Недолго помолчав, Сивицкий сказал:

— Мы обречены делать чудеса. У нас нет даже воды! Я не могу промыть рану. Я вытаскиваю из раны вместе с пулей обрывки потного и грязного тряпья. Я знаю, что гангрена уже там, она уже сидит, проклятущая, в теле. А я бессилен…

— Ночью у вас будет вода, — подумав, ответил Клюгенау.

— Спасибо. Уж не собираетесь ли вы обратиться к милосердию миссис Уоррен, которая раскинула тридцать коек для турок?

— Нет, — ответил Клюгенау, — я совсем не умею разговаривать с женщинами. Но вода у вас будет. Сегодня же ночью. Ведра два-три я вам обещаю.

— Ладно. — Сивицкий докурил сигару и поднялся. — Я слышу, кто-то орет. Ему, наверное, приходится сейчас скверно, и мне надо идти к этому бедняге…

4

За полдень Сивицкий раздал офицерам по кусочку сахара, капнув на каждую долю мятным эликсиром.

— Господа, — печально произнес он, — вы можете получать от меня каждый вечер по такому вот кусочку сахара, и это, пожалуй, единственное, что будет отличать ваше довольствие от солдатского.

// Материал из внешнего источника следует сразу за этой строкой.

template <bool NORM = true>
LSN_HD void lsn_step_bwd_pk(s2* b, const s2* A, s2 q, s2* M0o, s2* M1o)
{
  const s2 G0 = __builtin_shufflevector(b[0], b[2], 0, 2), G1 = __builtin_shufflevector(b[0], b[2], 1, 3);
  const s2 G2 = __builtin_shufflevector(b[1], b[3], 0, 2), G3 = __builtin_shufflevector(b[1], b[3], 1, 3);
  const s2 S = pk_s2(pk_u32(q) & 0xFFFF0000u);
  const s2 T = pka_sel<0, 0, 0, 1>(q, S);
  const s2 u00 = pka(G0, S), u01 = pka(G1, S), u02 = pka_sel<0, 1, 1, 0>(G3, S), u03 = pka_sel<0, 1, 1, 0>(G2, S);
  const s2 u10 = pka_sel<0, 1, 1, 0>(G1, T), u11 = pka_sel<0, 1, 1, 0>(G0, T), u12 = pka(G2, T), u13 = pka(G3, T);
  *M0o = pkmax(pkmax(pka_sat(A[0], u00), pka_sat(A[1], u01)), pkmax(pka_sat(A[2], u02), pka_sat(A[3], u03)));
  *M1o = pkmax(pkmax(pka_sat(A[0], u10), pka_sat(A[1], u11)), pkmax(pka_sat(A[2], u12), pka_sat(A[3], u13)));
  b[0] = pkmax(u00, u10); b[1] = pkmax(u01, u11); b[2] = pkmax(u02, u12); b[3] = pkmax(u03, u13);
  if (NORM) {
    const s2 n = b[0];
    b[0] = pks_sel<0, 1, 0, 0>(b[0], n); b[1] = pks_sel<0, 1, 0, 0>(b[1], n); b[2] = pks_sel<0, 1, 0, 0>(b[2], n); b[3] = pks_sel<0, 1, 0, 0>(b[3], n);
  }
}
LSN_HD int16_t lsn_ext_one(s2 M0, s2 M1, s2 q)
{
  const s2 m0 = pkmax(M0, M0.yx), m1 = pkmax(M1, M1.yx);
  const int L = (int)m1.x - (int)m0.x;
  const int hard = L < 0 ? 0 : (L > 1 ? 1 : L);
  return (int16_t)(lsn_ext_scale(L - (int)q.x) * 2 + hard);
}
LSN_HD s2 lsn_sat_sub(s2 a, s2 b)
{
#ifdef __HIP_DEVICE_COMPILE__
  return __builtin_elementwise_sub_sat(a, b);
#else
  const int x = (int)a.x - (int)b.x, y = (int)a.y - (int)b.y;
  return s2{(short)(x < -32768 ? -32768 : (x > 32767 ? 32767 : x)), (short)(y < -32768 ? -32768 : (y > 32767 ? 32767 : y))};
#endif
}
LSN_HD s2 lsn_ext_two(s2 M0a, s2 M1a, s2 qa, s2 M0b, s2 M1b, s2 qb)
{
#ifdef __HIP_DEVICE_COMPILE__
  s2 r0, r1, r2, r3, out;
  asm("v_max_i16_sdwa %0, %5, %5 dst_sel:WORD_0 dst_unused:UNUSED_PAD src0_sel:WORD_0 src1_sel:WORD_1\n\t"
      "v_max_i16_sdwa %1, %6, %6 dst_sel:WORD_0 dst_unused:UNUSED_PAD src0_sel:WORD_0 src1_sel:WORD_1\n\t"
      "v_max_i16_sdwa %0, %7, %7 dst_sel:WORD_1 dst_unused:UNUSED_PRESERVE src0_sel:WORD_0 src1_sel:WORD_1\n\t"
      "v_max_i16_sdwa %1, %8, %8 dst_sel:WORD_1 dst_unused:UNUSED_PRESERVE src0_sel:WORD_0 src1_sel:WORD_1\n\t"
      "v_perm_b32 %3, %10, %9, %11\n\t"
      "v_pk_sub_i16 %2, %1, %0 clamp\n\t"
      "v_pk_sub_i16 %3, %2, %3 clamp\n\t"
      "v_pk_max_i16 %3, %3, %12\n\t"
      "v_pk_min_i16 %3, %3, %13\n\t"
      "v_pk_lshrrev_b16 %0, 14, %3 op_sel_hi:[0,1]\n\t"
      "v_pk_mad_u16 %0, %3, 3, %0 op_sel_hi:[1,0,1]\n\t"
      "v_pk_max_i16 %1, %2, 0\n\t"
      "v_pk_min_i16 %1, %1, 1 op_sel_hi:[1,0]\n\t"
      "v_pk_ashrrev_i16 %0, 1, %0 op_sel_hi:[0,1]\n\t"
      "v_and_or_b32 %4, %0, %14, %1"
      : "=&v"(r0), "=&v"(r1), "=&v"(r2), "=&v"(r3), "=&v"(out)
      : "v"(M0a), "v"(M1a), "v"(M0b), "v"(M1b), "v"(qa), "v"(qb), "s"(0x05040100u), "s"(0xF556F556u), "s"(0x0AAA0AAAu), "s"(0xFFFEFFFEu));
  return out;
#else
  const s2 m0a = pkmax(M0a, M0a.yx), m1a = pkmax(M1a, M1a.yx), m0b = pkmax(M0b, M0b.yx), m1b = pkmax(M1b, M1b.yx);
  const s2 m0 = s2{m0a.x, m0b.x}, m1 = s2{m1a.x, m1b.x};
  const s2 L = lsn_sat_sub(m1, m0);
  s2 x = lsn_sat_sub(L, s2{qa.x, qb.x});
  const s2 lim = s2{2730, 2730};
  x = __builtin_elementwise_min(pkmax(x, -lim), lim);
  const s2 neg = x >> 15;
  const s2 r = (x * (short)3 + (neg & (short)3)) >> 2;
  const s2 hard = __builtin_elementwise_min(pkmax(L, s2{0, 0}), s2{1, 1});
  return r * (short)2 + hard;
#endif
}

LSN_HD void lsn_pack_c(const int* m, s2* c)
{
  for (int k = 0; k < 4; k++) c[k] = s2{(short)m[k], (short)m[k + 4]};
}

struct TurboLds {
  uint32_t* spp;
  int16_t* ext;
  uint8_t* ckpt;
  int bias = 0, cw = 0, ch = 0;
};
LSN_HD void lsn_ckpt_store(uint8_t* area, int nt, int slot, int lane, const s2* a, int cw = 0, int ch = 0)
{
  uint32_t* w = (uint32_t*)(area + (size_t)(slot * 14 * nt));
  const int lw = lane + cw;
  w[lw] = pk_u32(a[1]); w[nt + lw] = pk_u32(a[2]); w[2 * nt + lw] = pk_u32(a[3]);
  ((int16_t*)(w + 3 * nt))[lane + ch] = a[0].y;
}
LSN_HD void lsn_ckpt_load(const uint8_t* area, int nt, int slot, int lane, s2* a, int cw = 0, int ch = 0)
{
  const uint32_t* w = (const uint32_t*)(area + (size_t)(slot * 14 * nt));
  const int lw = lane + cw;
  a[1] = pk_s2(w[lw]); a[2] = pk_s2(w[nt + lw]); a[3] = pk_s2(w[2 * nt + lw]);
  a[0] = s2{0, ((const int16_t*)(w + 3 * nt))[lane + ch]};
}

#ifdef __HIP_DEVICE_COMPILE__
#define LSN_UMUL24(a, b) __umul24(a, b)
#define LSN_MUL24(a, b) __mul24(a, b)
#else
#define LSN_UMUL24(a, b) ((uint32_t)(a) * (uint32_t)(b))
#define LSN_MUL24(a, b) ((int)(a) * (int)(b))
#endif
LSN_HD int tr_idx(int x, int W, int P, uint32_t magicW)
{
  const int q = (int)(LSN_UMUL24((uint32_t)x, magicW) >> 20);
  return LSN_MUL24(x - LSN_MUL24(q, W), P) + q;
}
LSN_HD int fld0(uint32_t w) { return (int)(w << 22) >> 22; }
LSN_HD int fld1(uint32_t w) { return (int)(w << 12) >> 22; }
LSN_HD int fld2(uint32_t w) { return (int)(w << 2) >> 22; }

За стеною крепости шумела река, наводя на мысль о прохладной воде. Погонщики ослов кричали с майдана: «Вайда, вайда! » Солнце, догорая к вечеру, багровело в расщелине амбразуры. Частые пули залетали в высокие окна и, плющась о стены, падали, обессиленные, на глиняный пол. Клюгенау, по-детски причмокивая, с аппетитом дососал свой сахар и, машинально глянув в бойницу, сказал:

— Теперь, уважаемые коллеги, нам разрешается немножко струсить. Я вижу отсюда еще один табор. Это подошли на подмогу Фаик-паше кочевники! ..

Дикое, кочующее по Курдистану племя жило только одним разбоем и грабило оседлых курдов так же варварски, как и неверных гяуров. Сейчас они, почуяв верную наживу, подошли под стены осажденного Баязета и раскинули свои черные шатры в зеленеющей изложине гор. Вскоре их жены в платках пунцового шелка, с подвязанными за спиной детишками, уже зашныряли в гуще майдана, вырывая для себя тряпку понаряднее, кувшин поглубже, бусы поярче, кошму потеплее. И местные торгаши-хососы не решались спорить с этими надменными и гордыми женами, ибо их грозные мужья были рядом, и торговля на майдане стала быстро рассасываться.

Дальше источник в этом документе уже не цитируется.